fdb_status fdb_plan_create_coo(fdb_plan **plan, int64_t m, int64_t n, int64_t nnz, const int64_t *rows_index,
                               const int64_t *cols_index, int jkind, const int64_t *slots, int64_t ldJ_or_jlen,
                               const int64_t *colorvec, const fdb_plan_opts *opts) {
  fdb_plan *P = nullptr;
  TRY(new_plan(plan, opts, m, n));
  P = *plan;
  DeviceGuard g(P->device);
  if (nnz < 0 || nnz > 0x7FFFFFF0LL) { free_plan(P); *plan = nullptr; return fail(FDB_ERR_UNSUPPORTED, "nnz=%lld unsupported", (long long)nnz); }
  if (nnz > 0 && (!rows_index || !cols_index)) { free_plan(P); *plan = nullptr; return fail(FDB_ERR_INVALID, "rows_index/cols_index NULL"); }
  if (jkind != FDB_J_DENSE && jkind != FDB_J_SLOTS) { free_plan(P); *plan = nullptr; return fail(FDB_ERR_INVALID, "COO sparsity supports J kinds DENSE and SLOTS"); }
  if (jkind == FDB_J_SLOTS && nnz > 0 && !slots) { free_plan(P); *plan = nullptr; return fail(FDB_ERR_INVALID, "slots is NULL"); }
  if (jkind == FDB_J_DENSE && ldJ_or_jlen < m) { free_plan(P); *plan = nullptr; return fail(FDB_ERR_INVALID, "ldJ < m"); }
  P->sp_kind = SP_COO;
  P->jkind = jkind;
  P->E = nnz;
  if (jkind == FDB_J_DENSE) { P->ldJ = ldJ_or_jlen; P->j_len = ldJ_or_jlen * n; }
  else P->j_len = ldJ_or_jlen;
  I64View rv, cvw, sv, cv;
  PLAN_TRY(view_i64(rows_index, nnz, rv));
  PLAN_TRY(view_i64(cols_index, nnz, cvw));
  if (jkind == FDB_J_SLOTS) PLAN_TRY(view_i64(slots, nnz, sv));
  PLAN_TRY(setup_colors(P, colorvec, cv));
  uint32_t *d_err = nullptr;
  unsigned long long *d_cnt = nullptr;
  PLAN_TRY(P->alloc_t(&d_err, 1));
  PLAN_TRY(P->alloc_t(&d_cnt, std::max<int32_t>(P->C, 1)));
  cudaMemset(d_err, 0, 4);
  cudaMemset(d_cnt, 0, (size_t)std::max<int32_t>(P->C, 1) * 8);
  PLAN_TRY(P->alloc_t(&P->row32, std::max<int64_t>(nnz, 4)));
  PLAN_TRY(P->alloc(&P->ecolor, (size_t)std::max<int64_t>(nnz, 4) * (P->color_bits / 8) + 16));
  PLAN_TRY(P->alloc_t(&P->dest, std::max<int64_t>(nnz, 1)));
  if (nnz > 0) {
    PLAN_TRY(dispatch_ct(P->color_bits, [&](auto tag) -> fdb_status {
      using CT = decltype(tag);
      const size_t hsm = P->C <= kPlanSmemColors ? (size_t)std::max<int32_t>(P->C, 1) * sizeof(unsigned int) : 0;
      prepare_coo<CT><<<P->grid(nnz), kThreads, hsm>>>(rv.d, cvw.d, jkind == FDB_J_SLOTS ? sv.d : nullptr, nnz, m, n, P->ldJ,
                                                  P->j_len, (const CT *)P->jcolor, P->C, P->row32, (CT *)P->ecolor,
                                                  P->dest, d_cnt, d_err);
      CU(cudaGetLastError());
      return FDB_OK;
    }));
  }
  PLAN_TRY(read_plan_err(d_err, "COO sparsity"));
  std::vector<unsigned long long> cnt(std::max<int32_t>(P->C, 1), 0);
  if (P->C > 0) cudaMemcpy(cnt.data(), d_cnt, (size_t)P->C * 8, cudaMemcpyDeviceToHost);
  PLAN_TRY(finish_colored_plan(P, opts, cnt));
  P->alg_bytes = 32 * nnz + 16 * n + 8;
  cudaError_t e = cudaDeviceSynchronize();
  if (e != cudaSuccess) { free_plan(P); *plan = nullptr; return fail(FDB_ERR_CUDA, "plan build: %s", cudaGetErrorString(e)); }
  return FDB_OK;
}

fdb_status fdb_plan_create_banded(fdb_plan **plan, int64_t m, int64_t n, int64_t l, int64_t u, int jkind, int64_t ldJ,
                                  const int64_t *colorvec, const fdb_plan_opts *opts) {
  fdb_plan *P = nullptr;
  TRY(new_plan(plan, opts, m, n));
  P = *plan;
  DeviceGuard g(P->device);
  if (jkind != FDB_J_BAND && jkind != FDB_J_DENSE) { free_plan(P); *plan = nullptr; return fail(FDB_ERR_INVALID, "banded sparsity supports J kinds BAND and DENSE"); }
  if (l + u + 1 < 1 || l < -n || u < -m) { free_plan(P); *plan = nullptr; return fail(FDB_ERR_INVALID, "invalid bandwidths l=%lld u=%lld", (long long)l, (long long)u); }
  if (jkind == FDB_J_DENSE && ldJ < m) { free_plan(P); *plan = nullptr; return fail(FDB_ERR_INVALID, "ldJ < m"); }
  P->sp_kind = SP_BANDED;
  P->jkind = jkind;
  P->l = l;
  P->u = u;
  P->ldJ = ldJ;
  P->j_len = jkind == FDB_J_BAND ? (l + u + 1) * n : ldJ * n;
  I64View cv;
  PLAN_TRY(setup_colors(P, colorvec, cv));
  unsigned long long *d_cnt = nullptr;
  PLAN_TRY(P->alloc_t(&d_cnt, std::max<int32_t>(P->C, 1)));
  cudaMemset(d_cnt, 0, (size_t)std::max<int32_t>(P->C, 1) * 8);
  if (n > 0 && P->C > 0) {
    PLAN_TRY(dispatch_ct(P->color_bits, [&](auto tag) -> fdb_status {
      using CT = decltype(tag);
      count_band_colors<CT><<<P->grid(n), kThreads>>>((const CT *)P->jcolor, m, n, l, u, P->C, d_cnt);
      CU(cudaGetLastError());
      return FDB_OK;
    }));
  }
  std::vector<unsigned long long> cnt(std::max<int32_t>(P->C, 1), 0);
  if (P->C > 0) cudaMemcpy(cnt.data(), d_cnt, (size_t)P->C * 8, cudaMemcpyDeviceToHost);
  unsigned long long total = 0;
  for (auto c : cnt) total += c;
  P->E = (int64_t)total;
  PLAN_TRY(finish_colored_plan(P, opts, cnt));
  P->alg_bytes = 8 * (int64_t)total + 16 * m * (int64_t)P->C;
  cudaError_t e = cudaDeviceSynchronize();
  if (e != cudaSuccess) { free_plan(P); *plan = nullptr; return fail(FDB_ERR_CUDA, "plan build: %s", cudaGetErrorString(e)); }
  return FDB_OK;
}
--
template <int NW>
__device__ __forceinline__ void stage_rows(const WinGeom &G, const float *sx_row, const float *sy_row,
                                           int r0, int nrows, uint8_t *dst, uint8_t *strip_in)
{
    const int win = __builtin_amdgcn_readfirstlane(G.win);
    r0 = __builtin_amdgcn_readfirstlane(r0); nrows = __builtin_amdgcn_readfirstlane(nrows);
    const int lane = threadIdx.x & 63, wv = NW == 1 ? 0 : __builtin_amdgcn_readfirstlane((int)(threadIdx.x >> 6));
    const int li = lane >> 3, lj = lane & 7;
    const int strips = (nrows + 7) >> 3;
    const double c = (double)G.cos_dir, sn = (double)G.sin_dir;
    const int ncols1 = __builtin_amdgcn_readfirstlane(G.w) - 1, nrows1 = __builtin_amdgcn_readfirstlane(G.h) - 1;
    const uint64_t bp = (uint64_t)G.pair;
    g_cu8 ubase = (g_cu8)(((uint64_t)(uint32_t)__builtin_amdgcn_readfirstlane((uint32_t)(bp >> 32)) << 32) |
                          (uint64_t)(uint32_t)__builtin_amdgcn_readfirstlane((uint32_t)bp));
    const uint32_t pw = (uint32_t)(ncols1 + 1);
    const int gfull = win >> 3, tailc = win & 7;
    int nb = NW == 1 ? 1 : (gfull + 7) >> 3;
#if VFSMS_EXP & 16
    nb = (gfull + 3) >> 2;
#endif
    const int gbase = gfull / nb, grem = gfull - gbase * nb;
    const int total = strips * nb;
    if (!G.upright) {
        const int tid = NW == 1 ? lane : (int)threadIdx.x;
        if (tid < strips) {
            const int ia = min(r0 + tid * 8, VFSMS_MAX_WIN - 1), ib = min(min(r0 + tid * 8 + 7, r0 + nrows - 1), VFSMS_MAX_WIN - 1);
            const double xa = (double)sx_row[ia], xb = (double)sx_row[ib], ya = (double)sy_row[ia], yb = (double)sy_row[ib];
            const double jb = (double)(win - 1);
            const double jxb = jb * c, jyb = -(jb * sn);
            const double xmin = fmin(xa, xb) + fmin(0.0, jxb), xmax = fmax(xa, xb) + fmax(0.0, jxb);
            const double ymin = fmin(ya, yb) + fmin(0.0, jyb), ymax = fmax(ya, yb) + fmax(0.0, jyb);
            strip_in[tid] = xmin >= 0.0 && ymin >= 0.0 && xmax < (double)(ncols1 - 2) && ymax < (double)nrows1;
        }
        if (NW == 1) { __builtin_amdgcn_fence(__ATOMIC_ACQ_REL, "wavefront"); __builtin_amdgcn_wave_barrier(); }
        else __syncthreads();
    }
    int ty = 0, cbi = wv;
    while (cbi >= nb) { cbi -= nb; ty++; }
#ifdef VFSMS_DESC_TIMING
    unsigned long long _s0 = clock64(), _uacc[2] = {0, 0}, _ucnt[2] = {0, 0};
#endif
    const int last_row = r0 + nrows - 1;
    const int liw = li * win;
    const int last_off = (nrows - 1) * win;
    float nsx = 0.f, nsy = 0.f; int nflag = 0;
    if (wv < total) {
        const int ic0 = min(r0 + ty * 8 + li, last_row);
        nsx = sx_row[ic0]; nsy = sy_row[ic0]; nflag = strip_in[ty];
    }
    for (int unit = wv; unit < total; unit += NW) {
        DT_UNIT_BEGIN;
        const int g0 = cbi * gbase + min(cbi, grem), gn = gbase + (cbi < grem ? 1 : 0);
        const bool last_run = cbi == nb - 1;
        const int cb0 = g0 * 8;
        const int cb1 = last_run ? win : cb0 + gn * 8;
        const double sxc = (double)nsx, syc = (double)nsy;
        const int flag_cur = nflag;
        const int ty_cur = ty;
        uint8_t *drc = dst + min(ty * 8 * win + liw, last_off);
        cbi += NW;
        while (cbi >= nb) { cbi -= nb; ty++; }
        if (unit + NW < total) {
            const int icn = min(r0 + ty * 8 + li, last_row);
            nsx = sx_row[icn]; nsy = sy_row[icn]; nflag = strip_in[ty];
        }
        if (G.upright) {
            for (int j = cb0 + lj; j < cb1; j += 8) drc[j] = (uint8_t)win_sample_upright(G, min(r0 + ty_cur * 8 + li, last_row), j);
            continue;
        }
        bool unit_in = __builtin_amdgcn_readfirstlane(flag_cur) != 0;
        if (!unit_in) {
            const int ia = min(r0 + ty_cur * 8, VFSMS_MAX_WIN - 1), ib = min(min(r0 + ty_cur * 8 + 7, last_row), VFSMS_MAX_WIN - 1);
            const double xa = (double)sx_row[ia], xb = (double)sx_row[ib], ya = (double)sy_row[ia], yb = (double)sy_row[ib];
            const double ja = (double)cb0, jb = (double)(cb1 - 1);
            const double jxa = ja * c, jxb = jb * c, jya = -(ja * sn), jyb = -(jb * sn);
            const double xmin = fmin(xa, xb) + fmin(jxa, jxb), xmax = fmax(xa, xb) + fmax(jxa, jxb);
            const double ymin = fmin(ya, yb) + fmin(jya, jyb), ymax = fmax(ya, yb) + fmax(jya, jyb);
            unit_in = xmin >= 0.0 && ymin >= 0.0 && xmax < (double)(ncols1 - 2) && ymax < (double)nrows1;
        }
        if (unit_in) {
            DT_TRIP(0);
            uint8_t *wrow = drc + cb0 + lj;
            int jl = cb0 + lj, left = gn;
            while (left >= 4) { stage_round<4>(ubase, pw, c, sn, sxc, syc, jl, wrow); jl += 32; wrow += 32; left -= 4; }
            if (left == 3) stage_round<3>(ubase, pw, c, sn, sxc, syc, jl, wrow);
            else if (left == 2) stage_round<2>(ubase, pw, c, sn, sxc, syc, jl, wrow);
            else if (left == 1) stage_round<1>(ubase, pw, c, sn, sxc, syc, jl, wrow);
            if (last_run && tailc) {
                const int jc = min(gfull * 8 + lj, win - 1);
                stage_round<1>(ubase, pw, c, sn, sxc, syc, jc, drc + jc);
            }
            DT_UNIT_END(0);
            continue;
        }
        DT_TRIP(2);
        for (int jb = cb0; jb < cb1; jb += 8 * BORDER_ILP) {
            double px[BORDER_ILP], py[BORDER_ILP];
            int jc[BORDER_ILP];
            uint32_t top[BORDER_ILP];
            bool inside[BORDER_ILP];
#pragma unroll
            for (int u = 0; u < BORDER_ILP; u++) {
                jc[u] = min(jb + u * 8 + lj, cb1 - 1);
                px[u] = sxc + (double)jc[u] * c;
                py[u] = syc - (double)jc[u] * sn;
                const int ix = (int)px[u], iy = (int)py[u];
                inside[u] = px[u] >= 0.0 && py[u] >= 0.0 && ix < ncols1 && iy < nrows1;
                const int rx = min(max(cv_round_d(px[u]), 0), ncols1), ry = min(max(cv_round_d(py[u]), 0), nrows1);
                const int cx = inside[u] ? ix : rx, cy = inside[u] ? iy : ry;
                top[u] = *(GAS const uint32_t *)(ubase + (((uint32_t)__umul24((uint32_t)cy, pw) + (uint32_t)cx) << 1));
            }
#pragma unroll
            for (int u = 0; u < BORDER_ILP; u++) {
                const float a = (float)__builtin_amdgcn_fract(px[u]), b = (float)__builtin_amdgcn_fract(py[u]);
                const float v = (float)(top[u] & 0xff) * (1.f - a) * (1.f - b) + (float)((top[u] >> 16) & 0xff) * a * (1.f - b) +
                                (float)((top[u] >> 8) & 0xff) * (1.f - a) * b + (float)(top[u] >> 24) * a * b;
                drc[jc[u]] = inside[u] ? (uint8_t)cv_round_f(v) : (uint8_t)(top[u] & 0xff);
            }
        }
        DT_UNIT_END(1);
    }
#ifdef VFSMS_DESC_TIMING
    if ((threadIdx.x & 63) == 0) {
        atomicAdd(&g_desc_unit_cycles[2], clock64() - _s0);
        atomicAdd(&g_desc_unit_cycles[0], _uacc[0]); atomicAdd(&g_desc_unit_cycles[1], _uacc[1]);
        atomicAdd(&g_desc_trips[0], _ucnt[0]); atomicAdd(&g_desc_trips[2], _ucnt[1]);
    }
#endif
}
* * *
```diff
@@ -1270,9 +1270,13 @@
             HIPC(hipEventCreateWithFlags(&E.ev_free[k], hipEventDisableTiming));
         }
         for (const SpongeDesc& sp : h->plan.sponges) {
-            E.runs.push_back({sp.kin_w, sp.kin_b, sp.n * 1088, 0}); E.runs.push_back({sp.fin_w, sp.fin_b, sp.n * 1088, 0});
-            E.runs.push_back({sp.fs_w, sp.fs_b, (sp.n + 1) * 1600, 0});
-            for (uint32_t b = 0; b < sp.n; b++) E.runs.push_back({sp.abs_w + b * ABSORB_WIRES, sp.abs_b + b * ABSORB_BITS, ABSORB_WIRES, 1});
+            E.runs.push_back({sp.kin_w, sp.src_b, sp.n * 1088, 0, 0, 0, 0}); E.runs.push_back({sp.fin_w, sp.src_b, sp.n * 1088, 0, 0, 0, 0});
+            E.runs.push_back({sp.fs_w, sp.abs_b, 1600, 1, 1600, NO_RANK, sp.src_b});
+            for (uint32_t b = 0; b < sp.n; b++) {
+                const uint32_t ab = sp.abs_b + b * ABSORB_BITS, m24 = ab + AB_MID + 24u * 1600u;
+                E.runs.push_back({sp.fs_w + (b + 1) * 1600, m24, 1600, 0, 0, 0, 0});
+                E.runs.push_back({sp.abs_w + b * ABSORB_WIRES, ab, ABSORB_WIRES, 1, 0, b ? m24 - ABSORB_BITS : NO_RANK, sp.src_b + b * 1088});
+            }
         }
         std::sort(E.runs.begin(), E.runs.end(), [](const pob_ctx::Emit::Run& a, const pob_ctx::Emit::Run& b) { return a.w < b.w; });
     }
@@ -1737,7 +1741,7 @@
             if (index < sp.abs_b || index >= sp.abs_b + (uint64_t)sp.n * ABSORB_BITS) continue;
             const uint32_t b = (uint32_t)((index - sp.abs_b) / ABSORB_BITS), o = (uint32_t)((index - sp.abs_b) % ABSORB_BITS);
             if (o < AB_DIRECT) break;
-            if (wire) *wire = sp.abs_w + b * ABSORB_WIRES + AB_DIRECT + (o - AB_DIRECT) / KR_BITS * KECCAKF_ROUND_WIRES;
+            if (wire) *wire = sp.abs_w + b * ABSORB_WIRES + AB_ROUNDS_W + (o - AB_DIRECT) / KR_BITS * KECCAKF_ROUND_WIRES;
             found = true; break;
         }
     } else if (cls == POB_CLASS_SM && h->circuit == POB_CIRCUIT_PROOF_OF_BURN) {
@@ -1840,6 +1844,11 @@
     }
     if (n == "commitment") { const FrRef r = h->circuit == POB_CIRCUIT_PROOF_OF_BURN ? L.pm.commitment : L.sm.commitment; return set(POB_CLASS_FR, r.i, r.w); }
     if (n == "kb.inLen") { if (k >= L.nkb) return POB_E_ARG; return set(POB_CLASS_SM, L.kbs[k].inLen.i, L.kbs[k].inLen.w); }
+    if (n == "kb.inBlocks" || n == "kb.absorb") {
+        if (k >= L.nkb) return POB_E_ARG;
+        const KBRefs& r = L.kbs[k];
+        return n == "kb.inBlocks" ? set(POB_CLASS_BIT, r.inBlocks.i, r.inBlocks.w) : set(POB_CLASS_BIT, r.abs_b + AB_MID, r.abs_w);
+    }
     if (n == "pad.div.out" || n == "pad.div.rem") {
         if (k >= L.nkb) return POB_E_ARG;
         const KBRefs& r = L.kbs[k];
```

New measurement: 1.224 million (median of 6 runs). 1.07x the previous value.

» Exercise directions
Every line of the data that includes the word "total" should be copied.

» Written answer
  unsigned long long total = 0;
  for (auto c : cnt) total += c;
  P->E = (int64_t)total;
  P->alg_bytes = 8 * (int64_t)total + 16 * m * (int64_t)P->C;
    const int total = strips * nb;
    if (wv < total) {
    for (int unit = wv; unit < total; unit += NW) {
        if (unit + NW < total) {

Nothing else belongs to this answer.